Task goal: Scan the entries below and say how many lines contain "woff". Write only the number.

Records for the task:
# robot-perception-group/AirPose

Hardware: AMD Instinct MI355X
Metric: two-view frames/sec at batch 256 (224x224) (higher is better)
Workload: dtype f16; 1 GPU; copenet_twoview forward (ResNet-50 x2 views, 3 IEF iterations) + SMPL-X LBS tail (10475 verts, 127 joints, projection); pairs_per_gpu=256, global_pairs=256, image=224x224, ief_iters=3, trunk_chunk_images=512, trunk_passes=2 concurrent passes (one per view) on 2 HIP streams

## Files before the change

### airpose_amd/csrc/conv_lean.hip

```cpp
#include "ap_common.h"
#include "kernels.h"

AP_NS_BEGIN

namespace {

constexpr int BM = 128, BN = 128, NT = 512, FM = 4, FN = 2, WAVES_N = 4;
constexpr int SLOTS = 3, TILE_BYTES = 16384, A_BYTES = 8192;
constexpr int HALF = 64, CLD = HALF + 4;
constexpr int LDS_BYTES = SLOTS * TILE_BYTES;
static_assert(BM * CLD * 4 <= LDS_BYTES, "the epilogue stage reuses the ring");
constexpr int POOL_IMGS = 5, POOL_PIX = 49, POOL_ROWS = POOL_IMGS * POOL_PIX;
constexpr int PSUM_OFF = BM * CLD * 4, PSUM_BYTES = 3 * 8 * HALF * 4;
constexpr int CARRY_BYTES = 2 * 8 * HALF * 4;
static_assert(PSUM_OFF + PSUM_BYTES <= LDS_BYTES, "partial sums fit behind the stage");
static_assert(3 * (LDS_BYTES + CARRY_BYTES) <= 160 * 1024, "three workgroups per CU");

template <int N> __device__ __forceinline__ void wait_vmcnt() { asm volatile("s_waitcnt vmcnt(%0)" ::"n"(N) : "memory"); }
template <int N> __device__ __forceinline__ void wait_lgkmcnt() {
    asm volatile("s_waitcnt lgkmcnt(%0)" ::"n"(N) : "memory");
    __builtin_amdgcn_sched_barrier(0);
}
template <int OFF> __device__ __forceinline__ u32x4 lds_read_b128(uint32_t addr) {
    u32x4 r;
    asm volatile("ds_read_b128 %0, %1 offset:%2" : "=v"(r) : "v"(addr), "n"(OFF));
    return r;
}
__device__ __forceinline__ void mfma_acc(f32x4& c, const u32x4& w, const u32x4& x) {
    asm volatile(AP_MFMA16_ASM " %0, %1, %2, %0" : "+v"(c) : "v"(w), "v"(x));
}

template <bool POOL>
__global__ void __launch_bounds__(NT) __attribute__((amdgpu_waves_per_eu(6, 6))) conv_lean_kernel(const ConvArgs p) {
    typedef bf16_t T;
    extern __shared__ __attribute__((aligned(1024))) unsigned char smem[];
    const int wave = __builtin_amdgcn_readfirstlane(threadIdx.x >> 6);
    const int wm = wave / WAVES_N, wn = wave % WAVES_N;
    const int tile = xcd_remap(blockIdx.x, p.mtiles * p.ntiles);
    const int bm = tile / p.ntiles, bn = tile % p.ntiles;
    const int KT = p.Cin / 32;
    const unsigned char* zg = (const unsigned char*)p.zero;
    const unsigned char* xg = (const unsigned char*)p.x;
    const unsigned char* wg = (const unsigned char*)p.w;
    asm volatile("" ::"s"(zg), "s"(xg), "s"(wg));

    constexpr int NSUB = POOL ? 2 : 1;
    const int row0 = POOL ? bm * POOL_ROWS : bm * BM;
    const uint32_t lds0 = (uint32_t)(size_t)(__attribute__((address_space(3))) unsigned char*)smem;
    for (int sub = 0; sub < NSUB; ++sub) {
    if (POOL && sub) __syncthreads();
    int tid = threadIdx.x;
    asm volatile("" : "+v"(tid));
    const int lane = tid & 63;
    const int prow = lane >> 2;
    const int pchunk = (lane & 3) ^ ((0x1230 >> ((prow >> 2) * 4)) & 3);
    const int rl_dma = sub * BM + wave * 16 + prow, m = row0 + rl_dma;
    const bool a_ok = m < p.M && (!POOL || rl_dma < POOL_ROWS);
    uint32_t aoff = a_ok ? (uint32_t)(((size_t)m * p.ldx + pchunk * 8) * sizeof(T)) : 0u;
    uint32_t woff = (uint32_t)(((size_t)(bn * BN + wave * 16 + prow) * p.wld + pchunk * 8) * sizeof(T));
    auto issue_tile = [&](int slot) {
        const unsigned char* as = a_ok ? xg + aoff : zg;
        __builtin_amdgcn_global_load_lds((const __attribute__((address_space(1))) void*)as,
                                         (__attribute__((address_space(3))) void*)(smem + slot * TILE_BYTES + wave * 1024), 16, 0, 0);
        __builtin_amdgcn_global_load_lds((const __attribute__((address_space(1))) void*)(wg + woff),
                                         (__attribute__((address_space(3))) void*)(smem + slot * TILE_BYTES + A_BYTES + wave * 1024),
                                         16, 0, 0);
        aoff += 64u; woff += 64u;
        asm volatile("" : "+v"(aoff), "+v"(woff));
    };

    const int lr = lane & 15, g4 = lane >> 4;
    const uint32_t fslot = (uint32_t)(lr * 4 + (g4 ^ ((0x1230 >> ((lr >> 2) * 4)) & 3))) * 16u;
    const uint32_t xa = lds0 + wm * 4096 + fslot;
    const uint32_t wa = lds0 + A_BYTES + wn * 2048 + fslot;
    f32x4 acc[FM][FN];
#pragma unroll
    for (int fm = 0; fm < FM; ++fm)
#pragma unroll
        for (int fn = 0; fn < FN; ++fn) acc[fm][fn] = f32x4{0.f, 0.f, 0.f, 0.f};

    issue_tile(0);
    if (KT > 1) issue_tile(1);
    if (KT > 1) wait_vmcnt<2>();
    else wait_vmcnt<0>();
    __builtin_amdgcn_s_barrier();
    int slot = 0;
    for (int k = 0; k < KT; ++k) {
        const uint32_t so = slot * TILE_BYTES;
        u32x4 xf[FM], wf[FN];
        xf[0] = lds_read_b128<0>(xa + so);
        xf[1] = lds_read_b128<1024>(xa + so);
        xf[2] = lds_read_b128<2048>(xa + so);
        xf[3] = lds_read_b128<3072>(xa + so);
        wf[0] = lds_read_b128<0>(wa + so);
        wf[1] = lds_read_b128<1024>(wa + so);
        if (k + 2 < KT) issue_tile(slot == 0 ? 2 : slot - 1);
        __builtin_amdgcn_sched_barrier(0);
        wait_lgkmcnt<0>();
#pragma unroll
        for (int fm = 0; fm < FM; ++fm)
#pragma unroll
            for (int fn = 0; fn < FN; ++fn) mfma_acc(acc[fm][fn], wf[fn], xf[fm]);
        if (k + 1 < KT) {
            if (k + 2 < KT) wait_vmcnt<2>();
            else wait_vmcnt<0>();
            __builtin_amdgcn_s_barrier();
        }
        slot = slot == 2 ? 0 : slot + 1;
    }
    asm volatile("s_nop 15\n\ts_nop 15" ::: "memory");

    float* ct = (float*)smem;
    T* __restrict__ yg = (T*)p.y;
    const T* __restrict__ rg = (const T*)p.res;
    constexpr int CPR = HALF / 8, NIT = BM * CPR / NT;
    uint32_t rng = 0u;
#pragma unroll
    for (int h = 0; h < 2; ++h) {
        __syncthreads();
        if ((wn >> 1) == h) {
#pragma unroll
            for (int fn = 0; fn < FN; ++fn) {
                const int chl = (wn & 1) * 32 + fn * 16 + g4 * 4;
                const int ch = bn * BN + h * HALF + chl;
                const float4 sc = *(const float4*)(p.scale + ch);
                const float4 sh = *(const float4*)(p.shift + ch);
#pragma unroll
                for (int fm = 0; fm < FM; ++fm) {
                    const int px = wm * 64 + fm * 16 + lr;
                    float4 v;
                    v.x = acc[fm][fn][0] * sc.x + sh.x;
                    v.y = acc[fm][fn][1] * sc.y + sh.y;
                    v.z = acc[fm][fn][2] * sc.z + sh.z;
                    v.w = acc[fm][fn][3] * sc.w + sh.w;
                    *(float4*)(ct + px * CLD + chl) = v;
                }
            }
        }
        __syncthreads();
        u32x4 rv[NIT];
        if (rg) {
#pragma unroll
            for (int it = 0; it < NIT; ++it) {
                const int q = tid + it * NT, px = q / CPR, cc = q - px * CPR;
                const int rl = sub * BM + px, mm = row0 + rl, ch = bn * BN + h * HALF + cc * 8;
                const bool ok = mm < p.M && ch < p.Cout && (!POOL || rl < POOL_ROWS);
                rv[it] = *(const u32x4*)(ok ? rg + (size_t)mm * p.ldr + ch : (const T*)p.zero);
            }
        }
#pragma unroll
        for (int it = 0; it < NIT; ++it) {
            const int q = tid + it * NT, px = q / CPR, cc = q - px * CPR;
            const int rl = sub * BM + px, mm = row0 + rl, ch = bn * BN + h * HALF + cc * 8;
            if (!POOL && (mm >= p.M || ch >= p.Cout)) continue;
            float* sp = ct + px * CLD + cc * 8;
            float4 a = *(const float4*)sp, b = *(const float4*)(sp + 4);
            if (rg) {
                float lo, hi;
#ifdef AP_F16
                (void)lo; (void)hi;
                ap_res_add2(a.x, a.y, rv[it][0]); ap_res_add2(a.z, a.w, rv[it][1]);
                ap_res_add2(b.x, b.y, rv[it][2]); ap_res_add2(b.z, b.w, rv[it][3]);
#else
                unpack_bf16x2(rv[it][0], lo, hi); a.x += lo; a.y += hi;
                unpack_bf16x2(rv[it][1], lo, hi); a.z += lo; a.w += hi;
                unpack_bf16x2(rv[it][2], lo, hi); b.x += lo; b.y += hi;
                unpack_bf16x2(rv[it][3], lo, hi); b.z += lo; b.w += hi;
#endif
            }
            if (p.relu) {
                a.x = ap_relu(a.x); a.y = ap_relu(a.y); a.z = ap_relu(a.z); a.w = ap_relu(a.w);
                b.x = ap_relu(b.x); b.y = ap_relu(b.y); b.z = ap_relu(b.z); b.w = ap_relu(b.w);
            }
            u32x4 o;
            o[0] = pack_bf16x2(a.x, a.y); o[1] = pack_bf16x2(a.z, a.w);
            o[2] = pack_bf16x2(b.x, b.y); o[3] = pack_bf16x2(b.z, b.w);
            ap_rng_note4(rng, o[0], o[1], o[2], o[3], p.relu != 0);
            if constexpr (!POOL) {
                *(u32x4*)(yg + (size_t)mm * p.ldy + ch) = o;
            } else {
                unpack_bf16x2(o[0], a.x, a.y); unpack_bf16x2(o[1], a.z, a.w);
                unpack_bf16x2(o[2], b.x, b.y); unpack_bf16x2(o[3], b.z, b.w);
                *(float4*)sp = a; *(float4*)(sp + 4) = b;
            }
        }
        if constexpr (POOL) {
            __syncthreads();
            float* psum = (float*)(smem + PSUM_OFF);
            float* carry = (float*)(smem + LDS_BYTES) + h * 8 * HALF;
            const int k = tid >> 6, c = tid & 63;
#pragma unroll
            for (int seg = 0; seg < 3; ++seg) {
                const int r0 = sub == 0 ? seg * POOL_PIX : (seg == 0 ? 0 : 19 + (seg - 1) * POOL_PIX);
                const int p0 = (sub == 1 && seg == 0) ? 30 : 0;
                const int p1 = (sub == 0 && seg == 2) ? 30 : POOL_PIX;
                float sacc = (sub == 1 && seg == 0) ? carry[k * HALF + c] : 0.f;
                int px0 = k + ((p0 - k + 7) & ~7);
                if (p0 == 0) px0 = k;
                for (int px = px0; px < p1; px += 8) sacc += ct[(r0 + px - p0) * CLD + c];
                if (sub == 0 && seg == 2) carry[k * HALF + c] = sacc;
                else psum[(seg * 8 + k) * HALF + c] = sacc;
            }
            __syncthreads();
            if (tid < 3 * HALF) {
                const int seg = tid >> 6;
                const int img_l = sub == 0 ? seg : seg + 2;
                const int img = bm * POOL_IMGS + img_l, ch = bn * BN + h * HALF + c;
                if (!(sub == 0 && seg == 2) && img < p.N && ch < p.Cout) {
                    float t = psum[(seg * 8) * HALF + c];
#pragma unroll
                    for (int kk = 1; kk < 8; ++kk) t += psum[(seg * 8 + kk) * HALF + c];
                    p.pool_out[(size_t)img * p.Cout + ch] = t / 49.0f;
                }
            }
        }
    }
    ap_rng_flush(p.range_flag, rng);
    }
}

}

bool ap_conv_lean_supported(const ConvArgs& a, int kind) {
    return kind == K_BF16 && a.KH == 1 && a.KW == 1 && a.stride == 1 && a.pad == 0 && !a.x2 && a.Cin % 32 == 0 && a.Cin >= 32 &&
           (long long)a.M * a.ldx * 2 < 0xffffffffll && (long long)a.wld * 2 * ((a.Cout + 127) / 128 * 128) < 0xffffffffll;
}

hipError_t ap_launch_conv_lean(ConvArgs a, hipStream_t st) {
    if (!a.zero || !ap_conv_lean_supported(a, K_BF16)) return hipErrorInvalidValue;
    a.ntiles = (a.Cout + BN - 1) / BN;
    if (a.pool_out) {
        if (a.Ho * a.Wo != POOL_PIX || a.M != a.N * POOL_PIX || !a.res || !a.relu) return hipErrorInvalidValue;
        static bool attr_set[AP_MAX_DEVICES] = {};
        int dev = 0;
        hipError_t e = ap_current_device(&dev);
        if (e != hipSuccess) return e;
        if (!attr_set[dev]) {
            e = hipFuncSetAttribute((const void*)conv_lean_kernel<true>, hipFuncAttributeMaxDynamicSharedMemorySize, LDS_BYTES + CARRY_BYTES);
            if (e != hipSuccess) return e;
            attr_set[dev] = true;
        }
        a.mtiles = (a.N + POOL_IMGS - 1) / POOL_IMGS;
        hipLaunchKernelGGL(conv_lean_kernel<true>, dim3(a.mtiles * a.ntiles), dim3(NT), LDS_BYTES + CARRY_BYTES, st, a);
        return hipGetLastError();
    }
    a.mtiles = (a.M + BM - 1) / BM;
    hipLaunchKernelGGL(conv_lean_kernel<false>, dim3(a.mtiles * a.ntiles), dim3(NT), LDS_BYTES, st, a);
    return hipGetLastError();
}

AP_NS_END
```

Measured before the change: 49130 pairs/s.

## Make lean 1x1 conv persistent with prefetched residuals and LDS-staged scale/shift

The non-pool 1x1 conv kernel becomes persistent. The grid is capped at three workgroups per CU, and each workgroup walks a contiguous range of tiles assigned to its XCD. The residual tile for the next half or next tile is loaded with nontemporal loads during the current epilogue, so that latency hides behind compute. Per-channel scale and shift are now DMA'd into extra LDS instead of being read from global memory in the epilogue. This adds LDS, register pressure from the held residual vectors, and a barrier between tiles.

Result: no change. 48940 pairs/s (-0.4%).

```diff
diff --git a/airpose_amd/csrc/conv_lean.hip b/airpose_amd/csrc/conv_lean.hip
--- a/airpose_amd/csrc/conv_lean.hip
+++ b/airpose_amd/csrc/conv_lean.hip
@@ -14,7 +14,8 @@
 constexpr int PSUM_OFF = BM * CLD * 4, PSUM_BYTES = 3 * 8 * HALF * 4;
 constexpr int CARRY_BYTES = 2 * 8 * HALF * 4;
 static_assert(PSUM_OFF + PSUM_BYTES <= LDS_BYTES, "partial sums fit behind the stage");
-static_assert(3 * (LDS_BYTES + CARRY_BYTES) <= 160 * 1024, "three workgroups per CU");
+constexpr int SS_BYTES = 2 * BN * 4;
+static_assert(3 * (LDS_BYTES + CARRY_BYTES) <= 160 * 1024 && 3 * (LDS_BYTES + SS_BYTES) <= 160 * 1024, "three workgroups per CU");
 
 template <int N> __device__ __forceinline__ void wait_vmcnt() { asm volatile("s_waitcnt vmcnt(%0)" ::"n"(N) : "memory"); }
 template <int N> __device__ __forceinline__ void wait_lgkmcnt() {
@@ -36,8 +37,10 @@
     extern __shared__ __attribute__((aligned(1024))) unsigned char smem[];
     const int wave = __builtin_amdgcn_readfirstlane(threadIdx.x >> 6);
     const int wm = wave / WAVES_N, wn = wave % WAVES_N;
-    const int tile = xcd_remap(blockIdx.x, p.mtiles * p.ntiles);
-    const int bm = tile / p.ntiles, bn = tile % p.ntiles;
+    const int ntot = p.mtiles * p.ntiles, xcd = blockIdx.x & 7, wi = blockIdx.x >> 3;
+    const int tq = ntot >> 3, tr = ntot & 7;
+    const int t0 = xcd < tr ? xcd * (tq + 1) : tr * (tq + 1) + (xcd - tr) * tq, tcnt = tq + (xcd < tr ? 1 : 0);
+    const int wx = ((int)gridDim.x - xcd + 7) >> 3;
     const int KT = p.Cin / 32;
     const unsigned char* zg = (const unsigned char*)p.zero;
     const unsigned char* xg = (const unsigned char*)p.x;
@@ -45,8 +48,30 @@
     asm volatile("" ::"s"(zg), "s"(xg), "s"(wg));
 
     constexpr int NSUB = POOL ? 2 : 1;
+    constexpr int CPR = HALF / 8, NIT = BM * CPR / NT;
+    const uint32_t lds0 = (uint32_t)(size_t)(__attribute__((address_space(3))) unsigned char*)smem;
+    T* __restrict__ yg = (T*)p.y;
+    const T* __restrict__ rg = (const T*)p.res;
+    uint32_t rng = 0u;
+    u32x4 rvp[NIT];
+    auto res_issue = [&](u32x4 (&rv)[NIT], int tbm, int tbn, int h) __attribute__((always_inline)) {
+        int t = threadIdx.x;
+        asm volatile("" : "+v"(t) : : "memory");
+#pragma unroll
+        for (int it = 0; it < NIT; ++it) {
+            const int q = t + it * NT, px = q / CPR, cc = q - px * CPR;
+            const int mm = tbm * BM + px, ch = tbn * BN + h * HALF + cc * 8;
+            const bool ok = mm < p.M && ch < p.Cout;
+            rv[it] = __builtin_nontemporal_load((const u32x4*)(ok ? rg + (size_t)mm * p.ldr + ch : (const T*)p.zero));
+        }
+        asm volatile("" ::: "memory");
+    };
+    int tl = wi;
+    do {
+    const int tile = t0 + tl;
+    const int bm = tile / p.ntiles, bn = tile % p.ntiles;
     const int row0 = POOL ? bm * POOL_ROWS : bm * BM;
-    const uint32_t lds0 = (uint32_t)(size_t)(__attribute__((address_space(3))) unsigned char*)smem;
+    if (!POOL && rg && tl == wi) res_issue(rvp, bm, bn, 0);
     for (int sub = 0; sub < NSUB; ++sub) {
     if (POOL && sub) __syncthreads();
     int tid = threadIdx.x;
@@ -69,6 +94,11 @@
         asm volatile("" : "+v"(aoff), "+v"(woff));
     };
 
+    if (!POOL && wave < 4) {
+        const float* sr = (wave < 2 ? p.scale : p.shift) + bn * BN + (wave & 1) * 64 + lane;
+        __builtin_amdgcn_global_load_lds((const __attribute__((address_space(1))) void*)sr,
+                                         (__attribute__((address_space(3))) void*)(smem + LDS_BYTES + wave * 256), 4, 0, 0);
+    }
     const int lr = lane & 15, g4 = lane >> 4;
     const uint32_t fslot = (uint32_t)(lr * 4 + (g4 ^ ((0x1230 >> ((lr >> 2) * 4)) & 3))) * 16u;
     const uint32_t xa = lds0 + wm * 4096 + fslot;
@@ -111,10 +141,6 @@
     asm volatile("s_nop 15\n\ts_nop 15" ::: "memory");
 
     float* ct = (float*)smem;
-    T* __restrict__ yg = (T*)p.y;
-    const T* __restrict__ rg = (const T*)p.res;
-    constexpr int CPR = HALF / 8, NIT = BM * CPR / NT;
-    uint32_t rng = 0u;
 #pragma unroll
     for (int h = 0; h < 2; ++h) {
         __syncthreads();
@@ -122,9 +148,16 @@
 #pragma unroll
             for (int fn = 0; fn < FN; ++fn) {
                 const int chl = (wn & 1) * 32 + fn * 16 + g4 * 4;
-                const int ch = bn * BN + h * HALF + chl;
-                const float4 sc = *(const float4*)(p.scale + ch);
-                const float4 sh = *(const float4*)(p.shift + ch);
+                float4 sc, sh;
+                if constexpr (POOL) {
+                    const int ch = bn * BN + h * HALF + chl;
+                    sc = *(const float4*)(p.scale + ch);
+                    sh = *(const float4*)(p.shift + ch);
+                } else {
+                    const float* ss = (const float*)(smem + LDS_BYTES);
+                    sc = *(const float4*)(ss + h * HALF + chl);
+                    sh = *(const float4*)(ss + BN + h * HALF + chl);
+                }
 #pragma unroll
                 for (int fm = 0; fm < FM; ++fm) {
                     const int px = wm * 64 + fm * 16 + lr;
@@ -139,7 +172,10 @@
         }
         __syncthreads();
         u32x4 rv[NIT];
-        if (rg) {
+        if constexpr (!POOL) {
+#pragma unroll
+            for (int it = 0; it < NIT; ++it) rv[it] = rvp[it];
+        } else if (rg) {
 #pragma unroll
             for (int it = 0; it < NIT; ++it) {
                 const int q = tid + it * NT, px = q / CPR, cc = q - px * CPR;
@@ -184,6 +220,10 @@
                 *(float4*)sp = a; *(float4*)(sp + 4) = b;
             }
         }
+        if constexpr (!POOL) {
+            if (rg && h == 0) res_issue(rvp, bm, bn, 1);
+            if (rg && h == 1 && tl + wx < tcnt) res_issue(rvp, (tile + wx) / p.ntiles, (tile + wx) % p.ntiles, 0);
+        }
         if constexpr (POOL) {
             __syncthreads();
             float* psum = (float*)(smem + PSUM_OFF);
@@ -215,8 +255,11 @@
             }
         }
     }
+    }
+    if (POOL || (tl += wx) >= tcnt) break;
+    __syncthreads();
+    } while (true);
     ap_rng_flush(p.range_flag, rng);
-    }
 }
 
 }
@@ -245,7 +288,22 @@
         return hipGetLastError();
     }
     a.mtiles = (a.M + BM - 1) / BM;
-    hipLaunchKernelGGL(conv_lean_kernel<false>, dim3(a.mtiles * a.ntiles), dim3(NT), LDS_BYTES, st, a);
+    static int cus[AP_MAX_DEVICES] = {};
+    int dev = 0;
+    hipError_t e = ap_current_device(&dev);
+    if (e != hipSuccess) return e;
+    if (!cus[dev]) {
+        e = hipDeviceGetAttribute(&cus[dev], hipDeviceAttributeMultiprocessorCount, dev);
+        if (e != hipSuccess) return e;
+    }
+    static bool attr_plain[AP_MAX_DEVICES] = {};
+    if (!attr_plain[dev]) {
+        e = hipFuncSetAttribute((const void*)conv_lean_kernel<false>, hipFuncAttributeMaxDynamicSharedMemorySize, LDS_BYTES + SS_BYTES);
+        if (e != hipSuccess) return e;
+        attr_plain[dev] = true;
+    }
+    const int ntot = a.mtiles * a.ntiles, grid = ntot < 3 * cus[dev] ? ntot : 3 * cus[dev];
+    hipLaunchKernelGGL(conv_lean_kernel<false>, dim3(grid), dim3(NT), LDS_BYTES + SS_BYTES, st, a);
     return hipGetLastError();
 }
 
```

Solution: 5